Eligibility criteria

• Inclusion Criteria:
• • Patients must be 18-years old or older
• • Patients must have a confirmed diagnosis of unresectable or metastatic pancreatic ductal adenocarcinoma. Diagnosis confirmation may include pathologic assessment or radiographic/biomarker determination of PDAC when obtaining a tumour sample is not feasible/successful. The latter case requires review at the Pancreas Multi-disciplinary Case Conference (MCC)
• • Patients with ECOG performance of 0-2
• • Patients who have consented to treatment with first-line gemcitabine with nab-paclitaxel at the discretion of their primary oncologist. Patients must receive at least one dose of both chemotherapy agents to be considered eligible for evaluation.
• • Patients must be able to provide written informed consent and understand the infectious risks associated with FMT administration
• • Patients must understand that there are non-infectious risks associated with FMT administration
• • Ability to ingest capsules
• • Understand that data regarding the long-term safety risk of FMT are lacking
• • Have evaluable disease as per RECIST version 1.1
• • Patients may receive other localized therapies with palliative intent while on therapy to include external beam radiation to areas of metastatic disease. Stratification of outcomes will include identifying patients that receive palliative radiation to the primary tumour itself.
• Exclusion Criteria:
• • Previously received cytotoxic chemotherapy with curative or non-curative intent for PDAC
• • Pregnant or breastfeeding, or expecting to conceive or father children within the projected duration of the trial, starting with the pre-screening or screening visit
• • Has a diagnosis of immunodeficiency (e.g. HIV, organ transplantation)

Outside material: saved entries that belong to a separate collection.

@@ -838,22 +1104,28 @@
     accepting_.store(false, std::memory_order_seq_cst);
     drain_locked();
     running_ = false;
-    std::vector<std::string> unmatched;
-    for (auto& kv : by_name_) unmatched.push_back(kv.first.s);
-    std::sort(unmatched.begin(), unmatched.end());
-    for (auto& name : unmatched) {
-      auto& r = by_name_.find(NameKey{std::hash<std::string>()(name), name})->second;
+    batch.clear();
+    std::vector<Req*> unmatched;
+    for (auto& kv : by_name_) unmatched.push_back(kv.second);
+    std::sort(unmatched.begin(), unmatched.end(), [](const Req* a, const Req* b) { return a->name < b->name; });
+    for (Req* r : unmatched) {
       r->state = kFailed;
       r->code = TIPS_ERR_MISMATCH;
-      r->err = "request " + name + " was not enqueued on every rank before shutdown";
-      if (dry_) log_.push_back(name + " ERR " + r->err);
-      if (r->cb) queue_done(r);
-    }
-    by_name_.clear();
+      r->err = "request " + r->name + " was not enqueued on every rank before shutdown";
+      if (dry_) log_.push_back(r->name + " ERR " + r->err);
+      if (r->cb) queue_done(ReqPtr(r));
+    }
+    for (auto it = by_name_.begin(); it != by_name_.end();) {
+      Req* r = it->second;
+      auto here = it++;
+      r->name_node = by_name_.extract(here);
+      ReqPtr::adopt(r).reset();
+    }
+    std::fill(id_req_.begin(), id_req_.end(), nullptr);
     cv_.notify_all();
   }
 
-  void queue_done(const std::shared_ptr<Req>& r) {
+  void queue_done(const ReqPtr& r) {
     if (r->cb_queued) return;
     r->cb_queued = true;
     done_q_.push_back(r);
@@ -861,7 +1133,7 @@
   }
 
   void waiter_loop() {
-    std::deque<std::shared_ptr<Req>> batch;
+    std::deque<ReqPtr> batch;
     while (true) {
       {
         std::unique_lock<AdaptiveMutex> l(m_);
@@ -886,15 +1158,12 @@
         set_waiter_req(r, false);
         r->cb(r->cb_ctx, status, msg.c_str());
       }
-      set_waiter_req(nullptr, false);
-      std::vector<HandleMap::node_type> gone;
-      gone.reserve(batch.size());
+      set_waiter_req(ReqPtr(), false);
       {
         std::lock_guard<AdaptiveMutex> l(m_);
-        for (auto& r : batch) gone.push_back(release_locked(*r));
+        for (auto& r : batch) release_locked(*r);
         cb_called_ += (int64_t)batch.size();
       }
-      gone.clear();
       batch.clear();
     }
   }
@@ -933,34 +1202,55 @@
   }
 
   void execute(const std::vector<Decision>& ds, size_t n) {
-    std::vector<std::shared_ptr<Req>> reqs(n);
-    std::vector<NameMap::node_type> gone;
-    gone.reserve(n);
+    const bool tr = neg_trace();
+    int64_t te = tr ? steady_ns() : 0;
+    auto lap = [&](int k) {
+      if (!tr) return;
+      const int64_t u = steady_ns();
+      exec_ns_[k] = u - te;
+      te = u;
+    };
+    ResponseCache& cache = own_->cache;
+    std::vector<ReqPtr> reqs(n);
     {
       std::lock_guard<AdaptiveMutex> l(m_);
       for (size_t i = 0; i < n; i++) {
-        look_.h = std::hash<std::string>()(ds[i].name);
-        look_.s.assign(ds[i].name);
-        auto it = by_name_.find(look_);
-        if (it == by_name_.end()) continue;
-        reqs[i] = it->second;
-        gone.push_back(by_name_.extract(it));
+        const Decision& d = ds[i];
+        Req* r = d.id >= 0 && (size_t)d.id < id_req_.size() ? id_req_[(size_t)d.id] : nullptr;
+        NameMap::iterator it;
+        if (r && r->name_epoch == name_epoch_) {
+          it = r->name_it;
+        } else {
+          const std::string& name = r ? r->name : d.id >= 0 ? cache.entries[(size_t)d.id].name : d.name;
+          look_.h = std::hash<std::string>()(name);
+          look_.s.assign(name);
+          it = by_name_.find(look_);
+          if (it == by_name_.end()) continue;
+          r = it->second;
+        }
+        if (r->cid >= 0 && (size_t)r->cid < id_req_.size() && id_req_[(size_t)r->cid] == r) id_req_[(size_t)r->cid] = nullptr;
+        r->name_node = by_name_.extract(it);
+        reqs[i] = ReqPtr::adopt(r);
         if (dry_) {
           std::string sz;
-          for (size_t k = 0; k < ds[i].sizes.size(); k++) sz += (k ? "," : " sizes=") + std::to_string(ds[i].sizes[k]);
-          log_.push_back(ds[i].name + (ds[i].ok ? " OK" + sz : " ERR " + ds[i].err));
-        }
-      }
-    }
-    gone.clear();
+          for (size_t k = 0; k < d.sizes.size(); k++) sz += (k ? "," : " sizes=") + std::to_string(d.sizes[k]);
+          log_.push_back(r->name + (d.ok ? " OK" + sz : " ERR " + d.err));
+        }
+      }
+    }
+    lap(0);
     for (size_t i = 0; i < n; i++) {
-      if (const Req* r = reqs[i].get()) {
+      const Req* r = reqs[i].get();
+      if (ds[i].id >= 0) {
+        if (!r) cache.drop((uint32_t)ds[i].id);
+      } else if (r) {
         const ReqParams rp{r->type, r->dtype, r->count, r->shape};
-        own_->cache.note(ds[i], &rp);
+        cache.note(ds[i], &rp);
       } else {
-        own_->cache.note(ds[i], nullptr);
-      }
-    }
+        cache.note(ds[i], nullptr);
+      }
+    }
+    lap(1);
     std::vector<int> state(n, 0), code(n, TIPS_ERR_MISMATCH);
     std::vector<std::string> msg(n);
     for (size_t i = 0; i < n; i++) {
@@ -1052,6 +1342,11 @@
         i = j;
       }
     }
+    if (!dry_) {
+      std::lock_guard<std::mutex> l(phase_mu_);
+      exec_req_.reset();
+    }
+    lap(2);
     std::lock_guard<AdaptiveMutex> l(m_);
     for (size_t i = 0; i < n; i++)
       if (reqs[i]) {
@@ -1059,8 +1354,10 @@
         reqs[i]->code = code[i];
         reqs[i]->err = msg[i];
         if (reqs[i]->cb) queue_done(reqs[i]);
+        reqs[i].reset();
       }
     cv_.notify_all();
+    lap(3);
   }
 
   int take_event(Req& r) {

• • Ongoing use of antibiotics or previous use of antibiotics within 7 days prior to the FMT procedure
• • Probiotic supplements and food products labeled as containing probiotics must be discontinued a minimum of 72 hours before FMT administration and are not permitted during the first 3 months of chemotherapy treatment
• • Presence of a chronic intestinal disease (e.g. Celiac, malabsorption, primary colonic tumor)
• • Presence of absolute contra-indications to FMT administration
• • Toxic megacolon
• • Severe dietary allergies (e.g. shellfish, nuts, seafood)
• • Inflammatory bowel disease
• • Has serious concomitant illnesses, such as: cardiovascular disease (uncontrolled congestive heart failure, uncontrolled hypertension, cardiac ischemia, myocardial infarction, and severe cardiac arrhythmia), bleeding disorders, autoimmune diseases, severe obstructive or restrictive pulmonary diseases, active systemic infections, and inflammatory bowel disorders
• • This includes HIV or AIDS-related illness, or active HBV and HCV
• • Has an active infection requiring systemic therapy
• • Patient has received a live vaccine within 4 weeks prior to the first dose of treatment
• • Note: Seasonal influenza vaccines for injection are generally inactivated flu vaccines and are allowed; however intranasal influenza vaccines (e.g., Flu-Mist®) are live attenuated vaccines, and are not allowed.
• • Has known psychiatric or substance abuse disorders that would interfere with cooperation with the requirements of the trial
• • Special considerations include patients who are unable to tolerate the combination of gemcitabine with nab-paclitaxel, and subsequently after starting chemotherapy are transitioned to gemcitabine alone at the discretion of their treating oncologist. Such patients will not be removed or disqualified from continuing in the study but their clinical outcomes will be stratified between those who received nab-paclitaxel with gemcitabine and those who transitioned to gemcitabine alone. In general, this scenario is not expected to commonly occur in this trial.